Sebagai contoh, tren Y2K (tahun 2000-an), yang mencakup crop tops dan low-rise jeans , dihidupkan kembali dan disebarkan ke audiens global melalui konten haul dan tutorial TikTok.

Komodifikasi dan Bahan Bakar Fast Fashion

Pendorong utama di balik percepatan tren ini adalah industri fast fashion, yang memiliki kemampuan untuk mereplikasi estetika TikTok dengan kecepatan yang tak tertandingi.

  • Kecepatan Replikasi: Perusahaan fast fashion modern, seperti Shein, tidak lagi mengandalkan prediksi musim. Mereka beroperasi berdasarkan data real-time dari perilaku konsumen di aplikasi dan media sosial, memungkinkan mereka untuk memproduksi batch awal (100–200 unit) dan menguji pasar secara instan. Seluruh siklus dari desain-ke-rak dapat dipadatkan menjadi 7 hingga 14 hari, atau bahkan 3–7 hari. Kecepatan ini jauh melampaui pesaing seperti Zara (3–4 minggu) atau ritel tradisional (6–9 bulan).
  • Budaya Konsumtif: Komodifikasi yang masif ini mendorong budaya konsumtif yang berlebihan (overconsumption), didorong oleh konten haul di TikTok. Peningkatan konsumsi ini sangat membebani lingkungan, di mana produksi fast fashion sering menghasilkan limbah beracun yang mencemari air dan ekosistem.

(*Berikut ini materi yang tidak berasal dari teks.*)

template <bool DEPTH, bool EROWS, bool ZSPLIT>
__global__ __launch_bounds__(LIN_THREADS, 3) void ba_lin_kernel(
    BaView v, const float* __restrict__ poses, const float* __restrict__ disps,
    const float* __restrict__ intrinsics, const float* __restrict__ disps_sens,
    const float* __restrict__ targets, const float* __restrict__ weights,
    const float* __restrict__ eta, const int64_t* __restrict__ ii, const int64_t* __restrict__ jj, int zero_base) {
  __shared__ float red[2][LIN_THREADS / 64][32];
  __shared__ SlotMetaT<double> sm;
  const int tid = threadIdx.x, lane = tid & 63, wave = tid >> 6;
  const int HW = v.HW, W = v.W;
  const int chunk = blockIdx.y;
  if ((int)blockIdx.x >= zero_base) {
    if (blockIdx.y != 0 || blockIdx.z != 0) return;
    const int nz = (int)gridDim.x - zero_base;
    if (v.packed) {
      double2* p = reinterpret_cast<double2*>(v.psys);
      const size_t n2 = pk_total(v.n) / 2;
      for (size_t c = (size_t)((int)blockIdx.x - zero_base) * LIN_THREADS + tid; c < n2; c += (size_t)nz * LIN_THREADS)
        p[c] = make_double2(0.0, 0.0);
      return;
    }
    for (int row = (int)blockIdx.x - zero_base; row <= v.n; row += nz) {
      double2* p = reinterpret_cast<double2*>(v.sys + (size_t)row * v.ld);
      const int n2 = (row == v.n) ? v.ld / 2 : (row + 2) / 2;
      for (int c = tid; c < n2; c += LIN_THREADS) p[c] = make_double2(0.0, 0.0);
    }
    return;
  }
  int xb, xe, f = -1, m = -1;
  if (DEPTH) {
    if ((int)blockIdx.x >= min(v.hdr[HDR_M], v.M)) return;
    m = v.order[blockIdx.x];
    f = v.kx[m];
    xb = v.seg_ptr[m];
    xe = v.seg_ptr[m + 1];
  } else {
    xb = blockIdx.x;
    xe = xb + 1;
    const int64_t i0 = ii[xb], j0 = jj[xb];
    if (i0 < 0 || i0 >= v.nbuf || j0 < 0 || j0 >= v.nbuf) return;
// ... 1 lines not shown
  const Intr K = {intrinsics[0], intrinsics[1], intrinsics[2], intrinsics[3]};
  int xs = xb, xend = xe;
  if (DEPTH && ZSPLIT) {
    const int per = (xe - xb + (int)gridDim.z - 1) / (int)gridDim.z;
    xs = min(xe, xb + (int)blockIdx.z * per);
    xend = min(xe, xs + per);
  }

  bool emit = false, has_self = false;
  int e0 = 0, erows = 0;
  if (DEPTH && EROWS) {
    e0 = v.ent_ptr[m];
    const int nent = v.ent_ptr[m + 1] - e0;
    erows = 6 * nent;
    const int cls = schur_class(6 * nent + 1, xe - xb, 1);
    emit = (cls == 1 || cls == 2);
    has_self = nent > 0 && (v.ent_row[e0] < v.M);
  }
  float selfacc[LIN_PPT][6];
#pragma unroll
  for (int p = 0; p < LIN_PPT; p++)
#pragma unroll
    for (int n = 0; n < 6; n++) selfacc[p][n] = 0.f;

  int pix[LIN_PPT];
  float disp[LIN_PPT], Cacc[LIN_PPT], wacc[LIN_PPT];
  double X0d[LIN_PPT], X1d[LIN_PPT];
#pragma unroll
  for (int p = 0; p < LIN_PPT; p++) {
    pix[p] = chunk * LIN_CP + p * LIN_THREADS + tid;
    Cacc[p] = 0.f;
    wacc[p] = 0.f;
    disp[p] = 0.f;
    if (DEPTH && pix[p] < HW) disp[p] = disps[(size_t)f * HW + pix[p]];
    const int kk = pix[p] < HW ? pix[p] : 0;
    X0d[p] = ((double)(kk % W) - (double)K.cx) / (double)K.fx;
    X1d[p] = ((double)(kk / W) - (double)K.cy) / (double)K.fy;
  }

  float in_cur[LIN_PPT][4], in_nxt[LIN_PPT][4];
  bool have_next = false;
  auto fetch_edge = [&](int e, float (&dst)[LIN_PPT][4]) {
    const float* tg = targets + (size_t)e * 2 * HW;
    const float* wg = weights + (size_t)e * 2 * HW;
#pragma unroll
    for (int p = 0; p < LIN_PPT; p++) {
      const bool ok = pix[p] < HW;
      const int k = ok ? pix[p] : 0;
      dst[p][0] = ok ? tg[k] : 0.f;
      dst[p][1] = ok ? tg[HW + k] : 0.f;
      dst[p][2] = ok ? wg[k] : 0.f;
      dst[p][3] = ok ? wg[HW + k] : 0.f;
    }
  };
  int buf = 0;
  for (int x = xs; x < xend; x++) {
    if (DEPTH && (x == xs || ((x - xb) % SLOT_MAXE) == 0)) {
      if (x > xs) __syncthreads();
      const int cb = xb + ((x - xb) / SLOT_MAXE) * SLOT_MAXE;
      load_slot_meta(sm, v, poses, jj, f, cb, min(SLOT_MAXE, xe - cb), (EROWS && has_self) ? 1 : 0);
    }
    const int xl = DEPTH ? (x - xb) % SLOT_MAXE : 0;
    const int e = DEPTH ? sm.e[xl] : x;
    const int ix = DEPTH ? f : (int)ii[e];
    double Rt[12];
    bool stereo;
    if (DEPTH) {
#pragma unroll
      for (int n = 0; n < 12; n++) Rt[n] = sm.T[xl][n];
      stereo = sm.flag[xl] != 0;
    } else {
      const int jx = (int)jj[e];
      const RelMat<double> T = rel_pose_mat<double, true>(poses, ix, jx);
#pragma unroll
      for (int n = 0; n < 9; n++) Rt[n] = T.R[n];
#pragma unroll
      for (int n = 0; n < 3; n++) Rt[9 + n] = T.t[n];
      stereo = (ix == jx);
    }
    if (!have_next) fetch_edge(e, in_cur);
    else {
#pragma unroll
      for (int p = 0; p < LIN_PPT; p++)
#pragma unroll
        for (int c = 0; c < 4; c++) in_cur[p][c] = in_nxt[p][c];
    }
    have_next = false;
    if (DEPTH && x + 1 < xend && xl + 1 < SLOT_MAXE) {
      fetch_edge(sm.e[xl + 1], in_nxt);
      have_next = true;
    }
    float acc[32];
#pragma unroll
    for (int k = 0; k < 32; k++) acc[k] = 0.f;
#pragma unroll
    for (int p = 0; p < LIN_PPT; p++) {
      if (pix[p] < HW) {
        const int k = pix[p];
        const float d = DEPTH ? disp[p] : disps[(size_t)ix * HW + k];
        const PixLin L = linearize_pixel_d(K, Rt, Rt + 9, X0d[p], X1d[p], d, in_cur[p][0], in_cur[p][1]);
        float wu = L.valid * (0.001f * in_cur[p][2]);
        float wv = L.valid * (0.001f * in_cur[p][3]);
        if (DEPTH) {
          Cacc[p] += wu * L.Jzu * L.Jzu + wv * L.Jzv * L.Jzv;
          wacc[p] += wu * L.ru * L.Jzu + wv * L.rv * L.Jzv;
        }
        if (stereo) {
          wu = 0.f;
          wv = 0.f;
        }
        int l = 0;
#pragma unroll
        for (int a = 0; a < 6; a++) {
          const float wa_u = wu * L.Ju[a], wa_v = wv * L.Jv[a];
#pragma unroll
          for (int b = 0; b <= a; b++) {
            acc[l] += wa_u * L.Ju[b] + wa_v * L.Jv[b];
            l++;
          }
          acc[21 + a] += wa_u * L.ru + wa_v * L.rv;
        }
        if (DEPTH && EROWS && emit) {
          const float su = wu * L.Jzu, sv = wv * L.Jzv;
          float eij[6];
#pragma unroll
          for (int n = 0; n < 6; n++) eij[n] = su * L.Ju[n] + sv * L.Jv[n];
          const int a = sm.ent[xl];
          if (a >= 0) {
#pragma unroll
            for (int n = 0; n < 6; n++) v.Ebuf[ebuf_index(e0, erows, HW, 6 * a + n, k)] = eij[n];
          }
          if (has_self) {
            float eii[6];
            adjT_mat(Rt, Rt + 9, eij, eii);
#pragma unroll
            for (int n = 0; n < 6; n++) selfacc[p][n] -= eii[n];
          }
        }
      }
    }
    const float tot = wave_reduce32(acc);
    if ((lane & 1) == 0) red[buf][wave][reduce32_index(lane)] = tot;
    __syncthreads();
    if (tid < 32) {
      float s = 0.f;
#pragma unroll
      for (int wv_ = 0; wv_ < LIN_THREADS / 64; wv_++) s += red[buf][wv_][tid];
      v.Hpart[((size_t)e * v.nch + chunk) * 32 + tid] = s;
    }
    buf ^= 1;
  }

  if (DEPTH && ZSPLIT) {
#pragma unroll
    for (int p = 0; p < LIN_PPT; p++) {
      if (pix[p] < HW) {
        float* zp = v.zpart + (((size_t)blockIdx.z * v.M + m) * 8) * HW + pix[p];
        zp[0] = Cacc[p];
        zp[(size_t)HW] = wacc[p];
#pragma unroll
        for (int n = 0; n < 6; n++) zp[(size_t)(2 + n) * HW] = selfacc[p][n];
      }
    }
    return;
  }
  if (DEPTH) {
    const float alpha = 0.05f;
#pragma unroll
    for (int p = 0; p < LIN_PPT; p++) {
      if (pix[p] < HW) {
        const int k = pix[p];
        const size_t o = (size_t)m * HW + k;
        const float sens = disps_sens[(size_t)f * HW + k];
        const float ms = sens > 0.f ? 1.f : 0.f;
        const float C = Cacc[p] + ms * alpha + (1.f - ms) * eta[o];
        const float w = wacc[p] - ms * alpha * (disp[p] - sens);
        v.Q[o] = 1.0f / C;
        v.w[o] = w;
        if (EROWS && emit && has_self) {
#pragma unroll
          for (int n = 0; n < 6; n++) v.Ebuf[ebuf_index(e0, erows, HW, n, k)] = selfacc[p][n];
        }
      }
    }
  }
}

Isu Otentisitas dan Komersialisasi Simbol Subkultur

Dampak terbesar TikTok adalah hilangnya otentisitas dari subkultur yang awalnya bertujuan untuk menentang mode mainstream.

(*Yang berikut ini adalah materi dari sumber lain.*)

int push_exchange(rbl_ctx* ctx, int b, hipStream_t st) {
  StageScope t(ctx, RBL_STAGE_COMM, st);
  std::vector<Comm::Xfer> x(ctx->nranks);
  for (int q = 0; q < ctx->nranks; ++q) {
    if (q == ctx->rank) continue;
    x[q].send = ctx->d_pushbuf + ctx->ghost_off[q] * b;
    x[q].nsend = (size_t)ctx->ghost_cnt[q] * b;
    x[q].recv = ctx->d_precv + ctx->send_off[q] * b;
    x[q].nrecv = (size_t)ctx->send_cnt[q] * b;
  }
  CHK(exchange(ctx, x, st));
  return RBL_OK;
}

int push_finish(rbl_ctx* ctx, double* U, int b, hipStream_t st) {
  StageScope t(ctx, RBL_STAGE_AQ, st);
  push_add(ctx->d_ps_rows, ctx->d_ps_ptr, ctx->d_ps_slot, ctx->n_ps_rows, ctx->d_precv, b, U, st);
  HIPC(hipGetLastError());
  return RBL_OK;
}

int push_halo(rbl_ctx* ctx, const double* Q, int b, double* U) {
  if (!push_on(ctx)) return RBL_OK;
  CHK(push_products(ctx, Q, b, ctx->stream));
  CHK(push_exchange(ctx, b, ctx->stream));
  return push_finish(ctx, U, b, ctx->stream);
}

void free_run(rbl_ctx* ctx) {
  if (ctx->cstream) hipStreamSynchronize(ctx->cstream);
  hipFree(ctx->d_basis); ctx->d_basis = nullptr;
  for (void* h : ctx->h_spill)
    if (h) hipHostFree(h);
  ctx->h_spill.clear();
  hipFree(ctx->d_stage); ctx->d_stage = nullptr;
  ctx->resident = INT32_MAX;
  ctx->d2h_pending[0] = ctx->d2h_pending[1] = false;
  hipFree(ctx->d_basis32); ctx->d_basis32 = nullptr;
  hipFree(ctx->d_stage32); ctx->d_stage32 = nullptr;
  hipFree(ctx->d_Qi64); ctx->d_Qi64 = nullptr;
  hipFree(ctx->d_Qm64); ctx->d_Qm64 = nullptr;
  ctx->basis_bits = 64;
  hipFree(ctx->d_U); ctx->d_U = nullptr;
  hipFree(ctx->d_T); ctx->d_T = nullptr;
  hipFree(ctx->d_qext); ctx->d_qext = nullptr; ctx->qext_cap = 0;
  hipFree(ctx->d_sendbuf); ctx->d_sendbuf = nullptr;
  if (ctx->hstream) hipStreamSynchronize(ctx->hstream);
  hipFree(ctx->d_pushbuf); ctx->d_pushbuf = nullptr;
  hipFree(ctx->d_precv); ctx->d_precv = nullptr;
  ctx->push_cap = 0;
  hipFree(ctx->d_slab); ctx->d_slab = nullptr;
  hipFree(ctx->d_C); ctx->d_C = nullptr;
  hipFree(ctx->d_small); ctx->d_small = nullptr;
  hipFree(ctx->d_flags); ctx->d_flags = nullptr;
  hipFree(ctx->d_lock); ctx->d_lock = nullptr;
  ctx->nlock = ctx->lock_cap = 0;
  hipFree(ctx->d_filt[0]); hipFree(ctx->d_filt[1]); hipFree(ctx->d_filt[2]);
  ctx->d_filt[0] = ctx->d_filt[1] = ctx->d_filt[2] = nullptr;
  ctx->filt_cols = 0;
  hipFree(ctx->d_rv); ctx->d_rv = nullptr;
  hipFree(ctx->d_rw); ctx->d_rw = nullptr;
  ctx->ritz_k = 0;
  if (ctx->h_pin) hipHostFree(ctx->h_pin);
  ctx->h_pin = nullptr;
  if (ctx->h_hist) hipHostFree(ctx->h_hist);
  ctx->h_hist = nullptr;
  hipFree(ctx->d_stash);
  ctx->d_stash = nullptr;
  ctx->dv_pin = ctx->dv_hist = nullptr;
  ctx->nblocks = 0;
  ctx->b = 0;
  ctx->have_bprev = false;
}

void free_rect_shift(rbl_ctx* ctx) {
  hipFree(ctx->d_shift_u); ctx->d_shift_u = nullptr;
  hipFree(ctx->d_shift_v); ctx->d_shift_v = nullptr;
  hipFree(ctx->d_rect_ts); ctx->d_rect_ts = nullptr;
  hipFree(ctx->d_rect_part); ctx->d_rect_part = nullptr;
  ctx->rect_ts_cols = 0;
  ctx->rect_shift = false;
}
// ... 331 lines not shown
  const char* name = "none";
  if (ctx->comm) {
    hipSetDevice(ctx->device);
    const int s = ctx->comm->count(&cnt, &ctx->err);
    if (s < 0) return s;
    name = ctx->comm->name();
  }
  *nranks = cnt;
  *rank = ctx->rank;
  if (transport && transport_len > 0) snprintf(transport, (size_t)transport_len, "%s", name);
  return RBL_OK;
}

int rbl_rccl_version(int* version, char* path, int path_len) {
  if (!version) return RBL_ERR_INVALID;
  std::string p, err;
  const int s = rbl::rccl_library(version, &p, &err);
  if (path && path_len > 0) snprintf(path, (size_t)path_len, "%s", s ? err.c_str() : p.c_str());
  return s ? RBL_ERR_RCCL : RBL_OK;
}

int rbl_set_option(rbl_ctx* ctx, int option, int64_t value) {
  if (!ctx) return RBL_ERR_INVALID;
  switch (option) {
    case RBL_OPT_TIMERS:
      if (value < 0 || value > 2) return fail(ctx, RBL_ERR_INVALID, "RBL_OPT_TIMERS: 0, 1 or 2");
      ctx->timers = (int)value;
      return RBL_OK;
    case RBL_OPT_REORTH_ORDER:
      if (value < 0 || value > 1) return fail(ctx, RBL_ERR_INVALID, "reorth order must be 0|1");
      ctx->reorth_order = (int)value;
      return RBL_OK;
    case RBL_OPT_DEVICE_BLOCKS:
      if (value < -1 || value == 1 || value == 2 || value > INT32_MAX)
        return fail(ctx, RBL_ERR_INVALID, "device blocks: 0 (all), -1 (auto) or >= 3");
      ctx->dev_blocks_opt = (int)value;
      return RBL_OK;
    case RBL_OPT_SPMM_KERNEL:
      if (value < 0 || value > 7 || value == 4)
        return fail(ctx, RBL_ERR_INVALID, "spmm kernel must be 0 (auto) or a kernel id 1, 2, 3, 5, 6, 7");
      ctx->spmm_variant = value == 5 ? 4 : value == 6 ? 5 : (int)value;
      return RBL_OK;
    case RBL_OPT_SPLIT_HALO: ctx->split_halo = value != 0; return RBL_OK;
    case RBL_OPT_HALO_OVERLAP: ctx->halo_overlap = value != 0; return RBL_OK;
    case RBL_OPT_HALO_PUSH:
      if (value < 0 || value > 2) return fail(ctx, RBL_ERR_INVALID, "RBL_OPT_HALO_PUSH must be 0|1|2");
      ctx->halo_push_opt = (int)value;
      return RBL_OK;
    case RBL_OPT_KEEP_CSR: ctx->keep_csr = value != 0; return RBL_OK;
    case RBL_OPT_RELABEL:
      if (value < 0 || value > 1) return fail(ctx, RBL_ERR_INVALID, "RBL_OPT_RELABEL must be 0|1");
      ctx->relabel_opt = (int)value;
      return RBL_OK;
    case RBL_OPT_FUSE:
      if (value < 0 || value > 7) return fail(ctx, RBL_ERR_INVALID, "RBL_OPT_FUSE is a 3-bit mask");
      ctx->fuse = (int)value;
      return RBL_OK;
    default: return fail(ctx, RBL_ERR_INVALID, "unknown option");
  }
}

int rbl_set_matrix_csc(rbl_ctx* ctx, int64_t n, int64_t nnz, const int64_t* colptr,
                       const int64_t* rowval, const double* nzval, int index_base) {
  if (!ctx || n < 1 || nnz < 0 || !colptr || (nnz && (!rowval || !nzval)) ||
      (index_base != 0 && index_base != 1))
    return fail(ctx, RBL_ERR_INVALID, "rbl_set_matrix_csc: bad arguments");
  if (colptr[n] - colptr[0] != nnz) return fail(ctx, RBL_ERR_INVALID, "colptr[n] != nnz");
  HIPC(hipSetDevice(ctx->device));
  std::vector<int64_t> rp(n + 1);
  for (int64_t i = 0; i <= n; ++i) rp[i] = colptr[i] - colptr[0];
  ctx->bounds.assign(ctx->nranks + 1, 0);
  rbl_plan_row_partition(n, rp.data(), ctx->nranks, ctx->bounds.data());
  const int64_t r0 = ctx->bounds[ctx->rank], r1 = ctx->bounds[ctx->rank + 1];
  return upload_csr(ctx, n, r0, r1, colptr + r0, rowval, nzval, index_base, index_base);
}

  1. Komodifikasi Identitas: Simbol-simbol subkultur—seperti rantai dan platform Goth, atau estetika yang gelap dari Dark Academia—diambil dan diubah menjadi caption dan hashtag untuk mendapatkan likes dan meningkatkan penjualan. Tanda tangan visual subkultur kini hanya menjadi “cheat code” untuk popularitas instan, mengaburkan makna identitas komunitas yang mendalam.
  2. Appropriasi Kultural: Tren fashion yang cepat di TikTok juga memicu isu appropriasi kultural. Sebagai contoh, gaya athleisure dan kaus olahraga yang baru-baru ini dipopulerkan sebagai Blokecore di TikTok, sebenarnya berasal dari komunitas Black dan Latine yang telah menggunakan gaya tersebut selama beberapa dekade untuk mewakili lingkungan mereka (“Block-core”). Ketika gaya ini diadopsi oleh pengguna mayoritas, otentisitasnya dicuri dan dijual kembali dalam kemasan baru.

Kesimpulan: Jembatan yang Menghubungkan dan Mengancam

TikTok berfungsi sebagai jembatan yang menghubungkan komunitas kecil alternative fashion dengan audiens global, memberikan keberanian kepada banyak orang untuk mengekspresikan diri mereka. Namun, efisiensi algoritma dan siklus tren yang dipercepat oleh fast fashion telah mengubah nilai inti subkultur menjadi komoditas visual yang cepat muncul dan cepat hilang (microtrends).

Kreator dan konsumen kini menghadapi dilema: merangkul viralitas dan reach global yang ditawarkan TikTok, sambil berjuang mempertahankan kedalaman, otentisitas, dan kesadaran etis terhadap asal-usul subkultur tersebut.